***** Dataset extract *****
template <int TS, bool UPS, bool AUD, bool FIN, bool PF = false, bool SUB = false, int TPW = 2>
__global__ __launch_bounds__((LbGeo<TS, TPW>::NT), (TPW == 1 ? LbGeo<TS, TPW>::NT / 256 : (PF || SUB) ? 2 : 3))
void lvc_block_bf16_kernel(const LvcBlockArgs P) {
  static_assert(!(PF && SUB), "prefetch assumes one frame per tile");
  static_assert(TPW == 1 || TPW == 2, "one or two tiles per wave");
  using G = LbGeo<TS, TPW>;
  constexpr int NW = G::NW, NG = G::NG, UOFF = G::UOFF, GR = NG * 32;
  constexpr int EX = FIN ? 3 : 0;
  __shared__ __attribute__((aligned(16))) char smem[G::SMEM];
  __shared__ float AS[AUD ? GR + 6 : 1];
  __shared__ __attribute__((aligned(16))) float FW[AUD ? 7 * 32 : 4];
  __shared__ __attribute__((aligned(16))) float FWF[FIN ? 7 * 32 : 4];
  __shared__ __attribute__((aligned(16))) float FBL[AUD ? 32 : 4];
  __shared__ __attribute__((aligned(16))) float BUL[UPS ? 32 : 4];
  constexpr bool WL = PF, WW = PF || SUB;
  constexpr int BFR = WL ? GR / 64 + 2 : 1;
  __shared__ __attribute__((aligned(16))) bf16x8 WCL[WW ? NLY * 6 * 64 : 1];
  __shared__ __attribute__((aligned(16))) float BCL[WW ? NLY * CI : 4];
  __shared__ __attribute__((aligned(16))) float BFL[WL ? BFR * 2 * CI * NLY : 4];
  __bf16* U = reinterpret_cast<__bf16*>(smem);
  __bf16* Y = U + G::UROWS * LB_LD;
  float* XS = reinterpret_cast<float*>(smem);
  __bf16* XP = reinterpret_cast<__bf16*>(smem + G::XS_BYTES);
  const int tid = threadIdx.x, lane = tid & 63, wave = tid >> 6, n = lane & 31, h = lane >> 5;
  int bx, b;
  {
    const int total = gridDim.x * gridDim.y, id = blockIdx.y * gridDim.x + blockIdx.x;
    const int xcd = id & 7, slot = id >> 3, per = total >> 3, rem = total & 7;
    const int logical = xcd < rem ? xcd * (per + 1) + slot : rem * (per + 1) + (xcd - rem) * per + slot;
    b = logical / gridDim.x;
    bx = logical - b * gridDim.x;
  }
  const int jsw = !PF && (bx & 1);
#define TILE(j) (TPW == 1 ? wave : PF ? 2 * wave + (j) : wave + ((j) ^ jsw) * NW)
  const int Tc = P.Tc, hop = P.hop;
  const int Lh = Tc * hop;
  const int Le = P.lens ? min(P.lens[b], Tc) * hop : Lh;
  const int t0 = bx * TS, tg = t0 - 64;
  const long long base = (long long)b * Lh;
  constexpr int RLO = 64 - 44 - EX, RHI = 64 + TS + 44 + EX;
  LB_STAMP(0);
  const int fbase = (tg > 0 ? tg : 0) / hop;
  constexpr int IT = AUD ? (GR + 6 + G::NT - 1) / G::NT : 1;
  float av[IT], fwv = 0.f, fbv = 0.f, bupv = 0.f, wfv = 0.f;
  if constexpr (AUD) {
#pragma unroll
    for (int it = 0; it < IT; ++it) {
      const int t = tg - 3 + tid + it * G::NT;
      av[it] = P.audio[base + min(max(t, 0), Lh - 1)];
    }
    if (tid < 224) fwv = P.fw[(tid & 31) * 7 + (tid >> 5)];
    if (tid < 32) fbv = P.fb[tid];
  }
  if constexpr (UPS) {
    if (tid < 32) bupv = P.bup[tid];
  }
  if constexpr (FIN) {
    if (tid < 224) wfv = P.wfin[tid];
  }
  constexpr int IW = WW ? (6 * 64 + G::NT - 1) / G::NT : 1;
  constexpr int N4 = BFR * 2 * CI * NLY / 4, IB = WL ? (N4 + G::NT - 1) / G::NT : 1;
  bf16x4 wv[IW][NLY][2];
  float bcv = 0.f;
  float4 bfv[IB];
  if constexpr (WW) {
#pragma unroll
    for (int it = 0; it < IW; ++it) {
      const int i = min(tid + it * G::NT, 6 * 64 - 1), kk = i >> 6, ln = i & 63;
#pragma unroll
      for (int l = 0; l < NLY; ++l) {
        const __bf16* w = P.Wc[l] + (ln & 31) * 96 + (kk >> 1) * 32 + 16 * (ln >> 5) + 4 * (kk & 1);
        wv[it][l][0] = *reinterpret_cast<const bf16x4*>(w);
        wv[it][l][1] = *reinterpret_cast<const bf16x4*>(w + 8);
      }
    }
    if (tid < NLY * CI) {
#pragma unroll
      for (int l = 0; l < NLY; ++l)
        if (tid / CI == l) bcv = P.bc[l][tid % CI];
    }
  }
  if constexpr (WL) {
#pragma unroll
    for (int it = 0; it < IB; ++it) {
      const int i = min(tid + it * G::NT, N4 - 1), fr = min(fbase + i / (2 * CI * NLY / 4), Tc - 1);
      const int c = (i % (2 * CI * NLY / 4)) * 4;
      bfv[it] = *reinterpret_cast<const float4*>(P.Bf + ((long long)b * Tc + fr) * (2 * CI * NLY) + c);
    }
  }
  const int r = UPS ? P.r : 1, pp = UPS ? P.p : 0, Tin = Lh / r, Tin_e = Le / r;
  const int ntj = (GR / r + 2 + 31) / 32;
  const int jb = floordiv(tg + pp, r) - 2;
  constexpr int IX = UPS ? ((G::NTJ_MAX * 32 + 1) * 8 + G::NT - 1) / G::NT : 1;
  float4 xv4[IX];
  const bool by_phase = NW % r == 0 && ntj <= 4 * (NW / r);
  bf16x8 wfj[4][4];
  auto wup_load = [&](int job0) {
    if (by_phase) {
      const __bf16* wa = P.Wup + ((long long)(wave % r) * 32 + n) * 64 + 8 * h;
#pragma unroll
      for (int kk = 0; kk < 4; ++kk) wfj[0][kk] = *reinterpret_cast<const bf16x8*>(wa + kk * 16);
      return;
    }
#pragma unroll
    for (int q = 0; q < 4; ++q) {
      const int job = job0 + q * NW, k = job / ntj;
      if (job < r * ntj) {
        const __bf16* wa = P.Wup + ((long long)k * 32 + n) * 64 + 8 * h;
#pragma unroll
        for (int kk = 0; kk < 4; ++kk) wfj[q][kk] = *reinterpret_cast<const bf16x8*>(wa + kk * 16);
      }
    }
  };
  if constexpr (UPS) {
    const float* xp = P.xin + (long long)b * Tin * CI;
#pragma unroll
    for (int it = 0; it < IX; ++it) {
      const int i = tid + it * G::NT, q = (i & 7) * 4, j = min(max(jb + (i >> 3), 0), Tin - 1);
      xv4[it] = *reinterpret_cast<const float4*>(xp + (long long)j * CI + q);
    }
// ... 27 lines not shown
      const int t = tg - 3 + i;
      if (i < GR + 6) AS[i] = (t >= 0 && t < Le) ? av[it] : 0.f;
    }
    if (tid < 224) FW[tid] = fwv;
    if (tid < 32) FBL[tid] = fbv;
  }
  if constexpr (UPS) {
    if (tid < 32) BUL[tid] = bupv;
  }
  if constexpr (FIN) {
    if (tid < 224) FWF[tid] = wfv;
  }
  if constexpr (WW) {
#pragma unroll
    for (int it = 0; it < IW; ++it) {
      const int i = tid + it * G::NT;
#pragma unroll
      for (int l = 0; l < NLY; ++l) {
        const bf16x4 w0 = wv[it][l][0], w1 = wv[it][l][1];
        if (i < 6 * 64) WCL[l * 384 + i] = bf16x8{w0[0], w0[1], w0[2], w0[3], w1[0], w1[1], w1[2], w1[3]};
      }
    }
    if (tid < NLY * CI) BCL[tid] = bcv;
  }
  if constexpr (WL) {
#pragma unroll
    for (int it = 0; it < IB; ++it) {
      const int i = tid + it * G::NT, c = (i % (2 * CI * NLY / 4)) * 4;
      const float sc = fbase + i / (2 * CI * NLY / 4) >= Tc ? 0.f : (c & 63) < 32 ? -LOG2E : 2.f * LOG2E;
      if (i < N4)
        *reinterpret_cast<float4*>(&BFL[4 * i]) = make_float4(bfv[it].x * sc, bfv[it].y * sc, bfv[it].z * sc, bfv[it].w * sc);
    }
  }
  LB_STAMP(16);
  f32x2 xr[TPW][8], ar[TPW][8];
  if constexpr (UPS) {
#pragma unroll
    for (int it = 0; it < IX; ++it) {
      const int i = tid + it * G::NT, rr = i >> 3, q = (i & 7) * 4, j = jb + rr;
      if (i < (ntj * 32 + 1) * 8) {
        const float m = (j >= 0 && j < Tin_e) ? 1.f : 0.f;
        const f32x2 u0 = lrelu2(f32x2{xv4[it].x, xv4[it].y} * m), u1 = lrelu2(f32x2{xv4[it].z, xv4[it].w} * m);
        *reinterpret_cast<bf16x4*>(&XP[rr * LB_LD + q]) = bf16x4{(__bf16)u0.x, (__bf16)u0.y, (__bf16)u1.x, (__bf16)u1.y};
      }
    }
    __syncthreads();
    LB_STAMP(17);
    for (int job0 = wave; job0 < r * ntj; job0 += 4 * NW) {
    if (job0 != wave && !by_phase) wup_load(job0);
#pragma unroll
    for (int q = 0; q < 4; ++q) {
      int k, jt;
      if (by_phase) {
        k = wave % r; jt = wave / r + q * (NW / r);
        if (jt >= ntj) break;
      } else {
        const int job = job0 + q * NW;
        if (job >= r * ntj) break;
        k = job / ntj; jt = job - k * ntj;
      }
      f32x16 acc;
#pragma unroll
      for (int i = 0; i < 16; ++i) acc[i] = 0.f;
#pragma unroll
      for (int kk = 0; kk < 4; ++kk) {
        const bf16x8 xb = *reinterpret_cast<const bf16x8*>(
// ... 27 lines not shown
      if (ok) {
        if constexpr (UPS) xv = *reinterpret_cast<const float4*>(&XS[row * LB_XLD + 8 * i + 4 * h]);
        else xv = *reinterpret_cast<const float4*>(P.xin + (base + t) * CI + 8 * i + 4 * h);
        if constexpr (AUD) {
          float a4[4];
#pragma unroll
          for (int e = 0; e < 4; ++e) a4[e] = FBL[8 * i + 4 * h + e];
#pragma unroll
          for (int tap = 0; tap < 7; ++tap) {
            const float s = AS[row + tap];
            const float4 w = *reinterpret_cast<const float4*>(&FW[tap * 32 + 8 * i + 4 * h]);
            a4[0] = fmaf(w.x, s, a4[0]); a4[1] = fmaf(w.y, s, a4[1]);
            a4[2] = fmaf(w.z, s, a4[2]); a4[3] = fmaf(w.w, s, a4[3]);
          }
          av = make_float4(a4[0], a4[1], a4[2], a4[3]);
        } else {
          av = *reinterpret_cast<const float4*>(P.a + (base + t) * CI + 8 * i + 4 * h);
        }
      }
      xr[j][2 * i] = f32x2{xv.x + av.x, xv.y + av.y}; xr[j][2 * i + 1] = f32x2{xv.z + av.z, xv.w + av.w};
      ar[j][2 * i] = f32x2{av.x, av.y}; ar[j][2 * i + 1] = f32x2{av.z, av.w};
    }
  }
  LB_STAMP(19);
  if constexpr (UPS) __syncthreads();
  if constexpr (!PF) {
    const bf16x8 z = {};
    for (int i = tid; i < G::UY_BYTES / 16; i += G::NT) reinterpret_cast<bf16x8*>(smem)[i] = z;
  }
  LB_STAMP(20);
  __syncthreads();
  LB_STAMP(1);
  if (P.prio && wave >= NW / 2) __builtin_amdgcn_s_setprio(1);
#pragma unroll
  for (int l = 0; l < NLY; ++l) {
    const int d = l == 0 ? 1 : l == 1 ? 3 : l == 2 ? 9 : 27;
    const int e = (l == 0 ? 42 : l == 1 ? 38 : l == 2 ? 28 : 0) + EX;
    const int kf = (64 - e) / 32, kl = (64 + TS + e - 1) / 32;
    const int kpl = kl + 1 < NG - 1 ? kl + 1 : NG - 1;
#pragma unroll
    for (int j = 0; j < TPW; ++j) {
      const int k = TILE(j);
      if (k >= kf - 1 && k <= kl + 2) {
        bf16x8 u0, u1;
#pragma unroll
        for (int p = 0; p < 4; ++p) {
          const f32x2 v0 = lrelu2(xr[j][p]), v1 = lrelu2(xr[j][4 + p]);
          u0[2 * p] = (__bf16)v0.x; u0[2 * p + 1] = (__bf16)v0.y;
          u1[2 * p] = (__bf16)v1.x; u1[2 * p + 1] = (__bf16)v1.y;
        }
        if constexpr (PF) {
          const int ts = tg + k * 32;
          if (ts < 0 || ts >= Le) { u0 = bf16x8{}; u1 = bf16x8{}; }
        }
        __bf16* dst = &U[(k * 32 + n + UOFF) * LB_LD + 16 * h];
        *reinterpret_cast<bf16x8*>(dst) = u0;
        *reinterpret_cast<bf16x8*>(dst + 8) = u1;
      }
    }
    __syncthreads();
    LB_STAMP(2 + 3 * l);
    {
      bf16x8 wf[6];
#pragma unroll
      for (int kk = 0; kk < 6; ++kk) {
        if constexpr (WW) {
          wf[kk] = WCL[(l * 6 + kk) * 64 + lane];
        } else {
          const __bf16* w = P.Wc[l] + n * 96 + (kk >> 1) * 32 + 16 * h + 4 * (kk & 1);
          const bf16x4 w0 = *reinterpret_cast<const bf16x4*>(w), w1 = *reinterpret_cast<const bf16x4*>(w + 8);
          wf[kk] = bf16x8{w0[0], w0[1], w0[2], w0[3], w1[0], w1[1], w1[2], w1[3]};
// ... 109 lines not shown
#pragma unroll
      for (int j = 0; j < TPW; ++j) gate_update(j, g[j], f[j], nullptr, true);
    } else {
#pragma unroll
    for (int j = 0; j < TPW; ++j) {
      const int k = TILE(j), ts = tg + k * 32;
      if (k >= kf && k <= kl && ts >= 0 && ts < Le) {
        f32x16 g, f;
#pragma unroll
        for (int r = 0; r < 16; ++r) { g[r] = 0.f; f[r] = 0.f; }
        const float* bq;
        if constexpr (SUB) {
          const int f0 = ts / hop, fn = (ts + n) / hop;
          const int nf = min(32 / hop, Tc - f0);
          const __bf16* kq0 = P.Kf[l] + ((long long)b * Tc + f0) * KPERLAYER;
          bf16x8 ka[12], kb[12];
          auto kld = [&](bf16x8 (&d)[12], int i) {
            const __bf16* kq = kq0 + (long long)min(i, nf - 1) * KPERLAYER;
#pragma unroll
            for (int kk = 0; kk < 12; ++kk) d[kk] = *reinterpret_cast<const bf16x8*>(kq + (kk * 64 + lane) * 8);
            __builtin_amdgcn_sched_barrier(0);
          };
          auto kmm = [&](const bf16x8 (&kf)[12], int i) {
            const bool mine = fn == f0 + i;
#pragma unroll
            for (int kk = 0; kk < 6; ++kk) {
              const bf16x8 yv = *reinterpret_cast<const bf16x8*>(&Y[(k * 32 + n + (kk >> 1)) * LB_LD + 16 * (kk & 1) + 8 * h]);
              const bf16x8 z = {};
              const bf16x8 ym = mine ? yv : z;
              g = __builtin_amdgcn_mfma_f32_32x32x16_bf16(kf[kk], ym, g, 0, 0, 0);
              f = __builtin_amdgcn_mfma_f32_32x32x16_bf16(kf[6 + kk], ym, f, 0, 0, 0);
            }
          };
          kld(ka, 0);
          for (int i = 0; i < nf; i += 2) {
            kld(kb, i + 1);
            kmm(ka, i);
            if (i + 1 < nf) {
              kld(ka, i + 2);
              kmm(kb, i + 1);
            }
          }
          bq = P.Bf + ((long long)b * Tc + (fn < Tc ? fn : Tc - 1)) * (2 * CI * NLY) + l * 2 * CI;
        } else {
          const int frame = ts / hop;
          const __bf16* kq = P.Kf[l] + ((long long)b * Tc + frame) * KPERLAYER;
          bq = P.Bf + ((long long)b * Tc + frame) * (2 * CI * NLY) + l * 2 * CI;
#pragma unroll
          for (int kk = 0; kk < 6; ++kk) {
            const int tap = kk >> 1;
            const bf16x8 yb = *reinterpret_cast<const bf16x8*>(&Y[(k * 32 + n + tap) * LB_LD + 16 * (kk & 1) + 8 * h]);
            const bf16x8 kg = *reinterpret_cast<const bf16x8*>(kq + (kk * 64 + lane) * 8);
            const bf16x8 kt = *reinterpret_cast<const bf16x8*>(kq + ((6 + kk) * 64 + lane) * 8);
            g = __builtin_amdgcn_mfma_f32_32x32x16_bf16(kg, yb, g, 0, 0, 0);
            f = __builtin_amdgcn_mfma_f32_32x32x16_bf16(kt, yb, f, 0, 0, 0);
          }
        }
        float4 bb[8];
#pragma unroll
        for (int i = 0; i < 4; ++i) {
          bb[i] = *reinterpret_cast<const float4*>(bq + 8 * i + 4 * h);
          bb[4 + i] = *reinterpret_cast<const float4*>(bq + 32 + 8 * i + 4 * h);
        }
        __builtin_amdgcn_sched_barrier(0);
        gate_update(j, g, f, bb, !SUB || ts + n < Le);
      }
    }
    }
    if (l < NLY - 1) LB_STAMP(4 + 3 * l);
  }
  LB_STAMP(14);
  if constexpr (FIN) {
    float* E = XS;
    __syncthreads();
#pragma unroll
    for (int j = 0; j < TPW; ++j) {
// ... 14 lines not shown
#pragma unroll
        for (int tap = 0; tap < 7; ++tap) st[tap] += __shfl_xor(st[tap], 32);
        if constexpr (PF) {
          const int ts = tg + k * 32;
          if (ts < 0 || ts >= Le) {
#pragma unroll
            for (int tap = 0; tap < 7; ++tap) st[tap] = 0.f;
          }
        }
        if (h == 0) {
          *reinterpret_cast<float4*>(&E[row * 8]) = make_float4(st[0], st[1], st[2], st[3]);
          *reinterpret_cast<float4*>(&E[row * 8 + 4]) = make_float4(st[4], st[5], st[6], 0.f);
        }
      }
    }
    __syncthreads();
    constexpr int IS = (TS + G::NT - 1) / G::NT;
#pragma unroll
    for (int it = 0; it < IS; ++it) {
      const int s = tid + it * G::NT, t = t0 + s;
      if (s < TS && t < Lh) {
        float e = bfin;
#pragma unroll
        for (int tap = 0; tap < 7; ++tap) e += E[(64 + s + tap - 3) * 8 + tap];
        float v = (AS[67 + s] - P.ce * e) / P.den;
        if (P.sig != 0.f) v += P.sig * zr[it];
        P.audio_out[base + t] = v;
      }
    }
  } else {
#pragma unroll
    for (int j = 0; j < TPW; ++j) {
      const int k = TILE(j), t = tg + k * 32 + n;
      if (k >= 2 && k < 2 + TS / 32 && t < Lh) {
#pragma unroll
        for (int i = 0; i < 4; ++i)
          *reinterpret_cast<float4*>(P.xout + (base + t) * CI + 8 * i + 4 * h) =
              make_float4(xr[j][2 * i].x, xr[j][2 * i].y, xr[j][2 * i + 1].x, xr[j][2 * i + 1].y);
      }
    }
  }
  LB_STAMP(15);
#undef TILE
}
*****
_Aim of the task_
The required output is the entries from their opening line through the line holding "const long long base = (long long)b * Lh;", repeated exactly, with both end lines kept.

_Solution to the problem_
template <int TS, bool UPS, bool AUD, bool FIN, bool PF = false, bool SUB = false, int TPW = 2>
__global__ __launch_bounds__((LbGeo<TS, TPW>::NT), (TPW == 1 ? LbGeo<TS, TPW>::NT / 256 : (PF || SUB) ? 2 : 3))
void lvc_block_bf16_kernel(const LvcBlockArgs P) {
  static_assert(!(PF && SUB), "prefetch assumes one frame per tile");
  static_assert(TPW == 1 || TPW == 2, "one or two tiles per wave");
  using G = LbGeo<TS, TPW>;
  constexpr int NW = G::NW, NG = G::NG, UOFF = G::UOFF, GR = NG * 32;
  constexpr int EX = FIN ? 3 : 0;
  __shared__ __attribute__((aligned(16))) char smem[G::SMEM];
  __shared__ float AS[AUD ? GR + 6 : 1];
  __shared__ __attribute__((aligned(16))) float FW[AUD ? 7 * 32 : 4];
  __shared__ __attribute__((aligned(16))) float FWF[FIN ? 7 * 32 : 4];
  __shared__ __attribute__((aligned(16))) float FBL[AUD ? 32 : 4];
  __shared__ __attribute__((aligned(16))) float BUL[UPS ? 32 : 4];
  constexpr bool WL = PF, WW = PF || SUB;
  constexpr int BFR = WL ? GR / 64 + 2 : 1;
  __shared__ __attribute__((aligned(16))) bf16x8 WCL[WW ? NLY * 6 * 64 : 1];
  __shared__ __attribute__((aligned(16))) float BCL[WW ? NLY * CI : 4];
  __shared__ __attribute__((aligned(16))) float BFL[WL ? BFR * 2 * CI * NLY : 4];
  __bf16* U = reinterpret_cast<__bf16*>(smem);
  __bf16* Y = U + G::UROWS * LB_LD;
  float* XS = reinterpret_cast<float*>(smem);
  __bf16* XP = reinterpret_cast<__bf16*>(smem + G::XS_BYTES);
  const int tid = threadIdx.x, lane = tid & 63, wave = tid >> 6, n = lane & 31, h = lane >> 5;
  int bx, b;
  {
    const int total = gridDim.x * gridDim.y, id = blockIdx.y * gridDim.x + blockIdx.x;
    const int xcd = id & 7, slot = id >> 3, per = total >> 3, rem = total & 7;
    const int logical = xcd < rem ? xcd * (per + 1) + slot : rem * (per + 1) + (xcd - rem) * per + slot;
    b = logical / gridDim.x;
    bx = logical - b * gridDim.x;
  }
  const int jsw = !PF && (bx & 1);
#define TILE(j) (TPW == 1 ? wave : PF ? 2 * wave + (j) : wave + ((j) ^ jsw) * NW)
  const int Tc = P.Tc, hop = P.hop;
  const int Lh = Tc * hop;
  const int Le = P.lens ? min(P.lens[b], Tc) * hop : Lh;
  const int t0 = bx * TS, tg = t0 - 64;
  const long long base = (long long)b * Lh;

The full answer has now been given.